A forgotten prophecy echoed through the halls of power in Narcéa, passed down like an undeniable curse.
It was said that if the prince did not forge the poison with his own hands, the kingdom would fall into chaos, and his blood would become a curse that would consume the crown.
Everyone believed it. Everyone, except the queen.
She knew those words had been altered, manipulated, rewritten by the priests… and by Xadran, the man who sought absolute power.
But even if she knew the truth… could she fight against the blind faith of an entire people?
The day the priests came to the throne room.
Their white robes seemed pure, but their hearts were blackened by gold and fear.
One of them, an old man with piercing eyes, spoke first:
— Your Majesty, we have received a divine message.
The priest hesitated, then proclaimed:
"The son of the throne will become the blade that pierces the heart of the kingdom."
He lifted his gaze to her.
— We must act to prevent this catastrophe.
— And what do you propose?
A silence.
Then the words fell, heavy and implacable:
— Your son must craft a poison and administer it to you himself.
That night, the queen summoned her son, Oris, to her chambers.
He entered warily, his dark eyes analyzing her face. He knew she was troubled.
— They have asked something of you.
It was not a question.
She nodded.
— They want you to make a poison.
His expression hardened.
— And you want me to do it?
— Yes.
He let out a bitter laugh.
— So you believe them?
— No.
She stepped closer, placing her hands on his cheeks.
— I believe in you.
He froze.
— Oris, they want to break you. They want to use you as a pawn. But I want you to be free.
He shook his head.
— Then why ask this of me?
She murmured:
— Because if we refuse, they will kill us both.
His gaze darkened.
— You want to drink this poison.
She slowly nodded.
— It is the only way.
He stepped back, breath unsteady.
— No.
She smiled.
— I believe in you, Oris. I believe you are the only one who can save us.
Then she handed him a black stone, smooth and cold.
— The sage hid it here. It is the key.
He clenched it in his hand, not understanding.
— If the prophecy is a lie… then why are you willing to die for it?
She pressed her forehead against his.
— I am not dying for the prophecy.
— Then for what?
She whispered:
— So that you can find the truth.
That night, Oris forged the poison that would change everything.
But Oris did not create an ordinary poison.
He crafted a unique elixir, an alchemy that defied natural laws: a suspended poison.
A brew that granted neither life nor death but an in-between state, a forced pause between existence and oblivion.
He refused to betray his nature. He was an alchemist of healing, not of destruction.
And so, he deceived the priests.
Xadran did not want to kill Oris outright. He wanted to reduce him to nothing.
To strip him of his title. To rob him of his victories. To stop him from healing.
A king without a crown, a warrior without a battle, an alchemist without a gift.
That was how you destroyed a man.
The palace was silent. Not a breath, not a sound, as if the walls themselves were holding their breath. Oris knelt in the shadows, his trembling hands pressed against the cold floor.
The queen was there, her body motionless, suspended between life and death. The poison had not destroyed her soul… but it had not saved her either.
He placed a hand on her chest. Her heart still beat, slowly, faintly.

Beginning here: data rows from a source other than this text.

template <int FMT, int SLABS, bool SAVE = false>
__global__ __launch_bounds__(256, (FMT == 2 && !SAVE) ? 3 : 2) void gru_head_kernel(GruHeadArgs a, GruHeadBatch batch, GruHeadSave sv) {
    constexpr bool FOLD = SLABS == 9;
    static_assert(!(SAVE && FOLD), "the training forward keeps x explicit");
    constexpr int kGhPlane = SLABS * kGhRows * 32;
    __shared__ __attribute__((aligned(16))) unsigned char A[FMT * kGhPlane];
    __shared__ int s_pid[kGhRows];
    const int wave = __builtin_amdgcn_readfirstlane(threadIdx.x >> 6), lane = threadIdx.x & 63;
    const int li = lane & 31, lh = lane >> 5;
    int bid = blockIdx.x;
    {
        int smp = 0;
        while (smp + 1 < batch.n_samples && bid >= batch.block_start[smp + 1]) ++smp;
        bid -= batch.block_start[smp];
        const GruHeadSample& g = batch.s[smp];
        a.n = g.n; a.pid = g.pid; a.offsets = g.offsets; a.img0 = g.img0; a.img1 = g.img1; a.dec = g.dec;
        a.xyz_t = g.xyz_t; a.pts = g.pts; a.flow = g.flow; a.stride = g.stride;
    }
    const int64_t r0 = (int64_t)bid * kGhRows;

    if (threadIdx.x < kGhRows) {
        const int64_t i = r0 + threadIdx.x;
        s_pid[threadIdx.x] = i < a.n ? a.pid[i] : -1;
    }
    if constexpr (FOLD) {
        const int row = threadIdx.x >> 2, q = threadIdx.x & 3;
        const int64_t i = r0 + row;
        float v[4] = {0.f, 0.f, 0.f, 0.f};
        if (q == 0) {
            if (i < a.n) { v[0] = a.offsets[i * 3]; v[1] = a.offsets[i * 3 + 1]; v[2] = a.offsets[i * 3 + 2]; }
            v[3] = 1.f;
        }
#pragma unroll
        for (int k = 0; k < 4; ++k) a_store<FMT, SLABS>(A, row, 128 + q * 4 + k, v[k]);
    } else if constexpr (SAVE) {
        const int c = threadIdx.x & 63;
        const float w0 = a.w_off[c], w1 = a.w_off[64 + c], w2 = a.w_off[128 + c], bc = a.b_off[c];
#pragma unroll 4
        for (int j = 0; j < 16; ++j) {
            const int row = wave + 4 * j;
            const int64_t i = r0 + row;
            const int64_t ic = i < a.n ? i : a.n - 1;
            const float o0 = a.offsets[ic * 3], o1 = a.offsets[ic * 3 + 1], o2 = a.offsets[ic * 3 + 2];
            const float v = fmaf(o2, w2, fmaf(o1, w1, o0 * w0)) + bc;
            a_store<FMT, SLABS>(A, row, 128 + c, v);
            const unsigned at = ((unsigned)i * 192u + 128u + (unsigned)c) * 4u;
            for (int t = 0; t <= a.iters; ++t) sv_store<0>(sv.hx + t * sv.rows * 192, at, v);
            for (int t = 0; t < a.iters; ++t) sv_store<0>(sv.rhx + t * sv.rows * 192, at, v);
        }
    } else {
        const int row = threadIdx.x >> 2, q = threadIdx.x & 3;
        const int64_t i = r0 + row;
        float o0 = 0.f, o1 = 0.f, o2 = 0.f;
        if (i < a.n) { o0 = a.offsets[i * 3]; o1 = a.offsets[i * 3 + 1]; o2 = a.offsets[i * 3 + 2]; }
#pragma unroll
        for (int k = 0; k < 16; ++k) {
            const int c = q * 16 + k;
            const float v = fmaf(o2, a.w_off[128 + c], fmaf(o1, a.w_off[64 + c], o0 * a.w_off[c])) + a.b_off[c];
            a_store<FMT, SLABS>(A, row, 128 + c, v);
        }
    }
    __syncthreads();

    const float* src = wave == 0 ? a.img0 : wave == 1 ? a.img1 : a.dec + (wave - 2) * 32;
    const int src_pitch = wave < 2 ? a.img_pitch : a.dec_pitch;
    float h[2][16];
    {
        int cell[2][16];
#pragma unroll
        for (int rt = 0; rt < 2; ++rt)
#pragma unroll
            for (int r = 0; r < 16; ++r) cell[rt][r] = s_pid[rt * 32 + (r & 3) + 8 * (r >> 2) + 4 * lh];
        if (FMT == 2 && wave < 2 && a.img_split) {
            unsigned short hh[2][16], ll[2][16];
#pragma unroll
            for (int rt = 0; rt < 2; ++rt)
#pragma unroll
                for (int r = 0; r < 16; ++r) {
                    const unsigned short* rec = reinterpret_cast<const unsigned short*>(src + (int64_t)max(cell[rt][r], 0) * src_pitch + (li & ~15));
                    hh[rt][r] = rec[li & 15]; ll[rt][r] = rec[16 + (li & 15)];
                }
#pragma unroll
            for (int rt = 0; rt < 2; ++rt)
#pragma unroll
                for (int r = 0; r < 16; ++r)
                    h[rt][r] = cell[rt][r] >= 0 ? (float)__builtin_bit_cast(_Float16, hh[rt][r]) + (float)__builtin_bit_cast(_Float16, ll[rt][r]) : 0.f;
        } else {
#pragma unroll
            for (int rt = 0; rt < 2; ++rt)
#pragma unroll
                for (int r = 0; r < 16; ++r) h[rt][r] = src[(int64_t)max(cell[rt][r], 0) * src_pitch + li];
#pragma unroll
            for (int rt = 0; rt < 2; ++rt)
#pragma unroll
                for (int r = 0; r < 16; ++r) h[rt][r] = cell[rt][r] >= 0 ? h[rt][r] : 0.f;
            if (FMT == 2 && wave < 2) {
#pragma unroll
                for (int rt = 0; rt < 2; ++rt)
#pragma unroll
                    for (int r = 0; r < 16; ++r) {
                        unsigned hh, ll;
                        split2(h[rt][r], hh, ll);
                        h[rt][r] = (float)__builtin_bit_cast(_Float16, (unsigned short)hh) + (float)__builtin_bit_cast(_Float16, (unsigned short)ll);
                    }
            }
        }
#pragma unroll
        for (int rt = 0; rt < 2; ++rt)
#pragma unroll
            for (int r = 0; r < 16; ++r) {
                const int row = rt * 32 + (r & 3) + 8 * (r >> 2) + 4 * lh;
                a_store<FMT, SLABS>(A, row, wave * 32 + li, h[rt][r]);
                if constexpr (SAVE) sv_store<1>(sv.hx, (((unsigned)r0 + row) * 192u + wave * 32 + li) * 4u, h[rt][r]);
            }
    }
    __syncthreads();
    unsigned o128 = (((unsigned)r0 + 4 * lh) * 128u + wave * 32 + li) * 4u, o192 = (((unsigned)r0 + 4 * lh) * 192u + wave * 32 + li) * 4u;

    const int col_zr[2] = {wave * 32, 128 + wave * 32};
    const int col_q[1] = {wave * 32};
    const float bz = a.bzr[wave * 32 + li], br = a.bzr[128 + wave * 32 + li], bq = a.bq[wave * 32 + li];

#pragma unroll 1
    for (int it = 0; it < a.iters; ++it) {
        int sli = li, slh = lh;
        if constexpr (SAVE || kGhLaunder) asm volatile("" : "+v"(o128), "+v"(o192), "+v"(sli), "+v"(slh));
        float* const sz = SAVE ? sv.z + it * sv.rows * 128 : nullptr; float* const sr = SAVE ? sv.r + it * sv.rows * 128 : nullptr;
        float* const sq = SAVE ? sv.q + it * sv.rows * 128 : nullptr; float* const srhx = SAVE ? sv.rhx + it * sv.rows * 192 : nullptr;
        float* const shx = SAVE ? sv.hx + (it + 1) * sv.rows * 192 : nullptr;
        floatx16 acc[2][2];
#pragma unroll
        for (int rt = 0; rt < 2; ++rt)
#pragma unroll
            for (int t = 0; t < 2; ++t)
#pragma unroll
                for (int r = 0; r < 16; ++r) acc[rt][t][r] = 0.f;
        gemm192<2, 2, FMT, SLABS>(A, a.wzr, 256, col_zr, acc, 0, li, lh);
        __syncthreads();
#pragma unroll
        for (int rt = 0; rt < 2; ++rt)
#pragma unroll
            for (int r = 0; r < 16; ++r) {
                acc[rt][0][r] = sigmoid_f(acc[rt][0][r] + bz);
                const float rr = sigmoid_f(acc[rt][1][r] + br);
                const int row = rt * 32 + (r & 3) + 8 * (r >> 2) + 4 * slh;
                a_store<FMT, SLABS>(A, row, wave * 32 + sli, rr * h[rt][r]);
                if constexpr (SAVE) {
                    const unsigned dr = rt * 32 + (r & 3) + 8 * (r >> 2);
                    sv_store<2>(sz, o128 + dr * 512u, acc[rt][0][r]); sv_store<2>(sr, o128 + dr * 512u, rr);
                    sv_store<3>(srhx, o192 + dr * 768u, rr * h[rt][r]);
                }
            }
        __syncthreads();
        if constexpr (SAVE || kGhLaunder) asm volatile("" : "+v"(o128), "+v"(o192), "+v"(sli), "+v"(slh));
        floatx16 acq[2][1];
#pragma unroll
        for (int rt = 0; rt < 2; ++rt)
#pragma unroll
            for (int r = 0; r < 16; ++r) acq[rt][0][r] = 0.f;
        gemm192<2, 1, FMT, SLABS>(A, a.wq, 128, col_q, acq, 0, li, lh);
        __syncthreads();
#pragma unroll
        for (int rt = 0; rt < 2; ++rt)
#pragma unroll
            for (int r = 0; r < 16; ++r) {
                const float q = tanh_f(acq[rt][0][r] + bq);
                const float zz = acc[rt][0][r];
                const float hn = (1.0f - zz) * h[rt][r] + zz * q;
                h[rt][r] = hn;
                const int row = rt * 32 + (r & 3) + 8 * (r >> 2) + 4 * slh;
                a_store<FMT, SLABS>(A, row, wave * 32 + sli, hn);
                if constexpr (SAVE) {
                    const unsigned dr = rt * 32 + (r & 3) + 8 * (r >> 2);
                    sv_store<4>(sq, o128 + dr * 512u, q);
                    sv_store<5>(shx, o192 + dr * 768u, hn);
                }
            }
        __syncthreads();
    }

    floatx16 ac1[1][1];
#pragma unroll
    for (int r = 0; r < 16; ++r) ac1[0][0][r] = 0.f;
    const int col_1[1] = {0};
    if (wave < 2) gemm192<1, 1, FMT, SLABS>(A, a.w1, 32, col_1, ac1, wave, li, lh);
    __syncthreads();
    float* Y = reinterpret_cast<float*>(A);
    if (wave < 2) {
        const float b1 = a.b1[li];
#pragma unroll
        for (int r = 0; r < 16; ++r) {
            const int row = wave * 32 + (r & 3) + 8 * (r >> 2) + 4 * lh;
            const float pre = ac1[0][0][r] + b1, y = gelu_exact(pre);
            Y[row * 32 + li] = y;
            if constexpr (SAVE) {
                const unsigned at = (((unsigned)r0 + row) * 32u + li) * 4u;
                sv_store<6>(sv.pre1, at, pre); sv_store<6>(sv.y1, at, y);
            }
        }
    }
    __syncthreads();
    if constexpr (SAVE) {
        const int row = threadIdx.x >> 2, c = threadIdx.x & 3;
        const int64_t i = r0 + row;
        float out = 0.f;
        if (c < 3 && s_pid[row] >= 0) {
            const float* y = Y + row * 32;
            float s = y[0] * a.w2[c];
#pragma unroll
            for (int k = 1; k < 32; ++k) s = fmaf(y[k], a.w2[k * a.w2_pitch + c], s);
            out = s + a.b2[c];
        }
        sv.res[i * 4 + c] = out;
        if (a.nonfinite && !(fabsf(out) <= 3.4028234664e38f)) atomicOr(a.nonfinite, 1u);
        return;
    }
    if (threadIdx.x < 3 * kGhRows) {
        const int row = threadIdx.x / 3, c = threadIdx.x % 3;
        const int64_t i = r0 + row;
        if (i < a.n) {
            const float pose_flow = a.xyz_t[i * 3 + c] - a.pts[i * a.stride + c];
            float out = pose_flow;
            if (s_pid[row] >= 0) {
                const float* y = Y + row * 32;
                float s = y[0] * a.w2[c];
#pragma unroll
                for (int k = 1; k < 32; ++k) s = fmaf(y[k], a.w2[k * a.w2_pitch + c], s);
                out = pose_flow + (s + a.b2[c]);
            }
            a.flow[i * 3 + c] = out;
            if (a.nonfinite && !(fabsf(out) <= 3.4028234664e38f)) atomicOr(a.nonfinite, 1u);
        }
    }
}

}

He should have felt relief.
But there was only emptiness.
Something inside him had shattered.
Oris rose mechanically. His fingers searched for the familiar energy, the invisible current that allowed him to transmute matter, to shape alchemy as he always had.
But he felt nothing.
The alchemy of matter was now forbidden to him.
His gift, the force that had accompanied him since childhood, was now just a memory. His hands could no longer create. They could no longer heal.
Nothing.
The poison… he was paying the price.
A bitter laugh escaped his lips. So this is my punishment?
A hand that could no longer shape. An alchemist reduced to powerlessness.
He lifted his head.
Xadran had thought he had taken everything from him.
But he did not know that the alchemy of war obeyed no divine law.
Oris knelt again, his fingers brushing against the floor. He could no longer shape it, but he could still feel the world's vibrations.
He was not broken.
He was not finished.
He closed his eyes for a moment, then stood.
Oris could not leave his mother's body in Xadran's hands. So, before anyone could examine it, he made her disappear.
A heavy silence fell upon the palace. The priests whispered that the prophecy had been fulfilled, that the poison had claimed its due, and that the kingdom was finally saved from a grim fate.
But the truth was something else entirely.
Oris had never intended to kill his mother.
Officially, the queen was dead. Her coffin was sealed, the rites performed.
But in reality, she slept elsewhere, hidden from all eyes.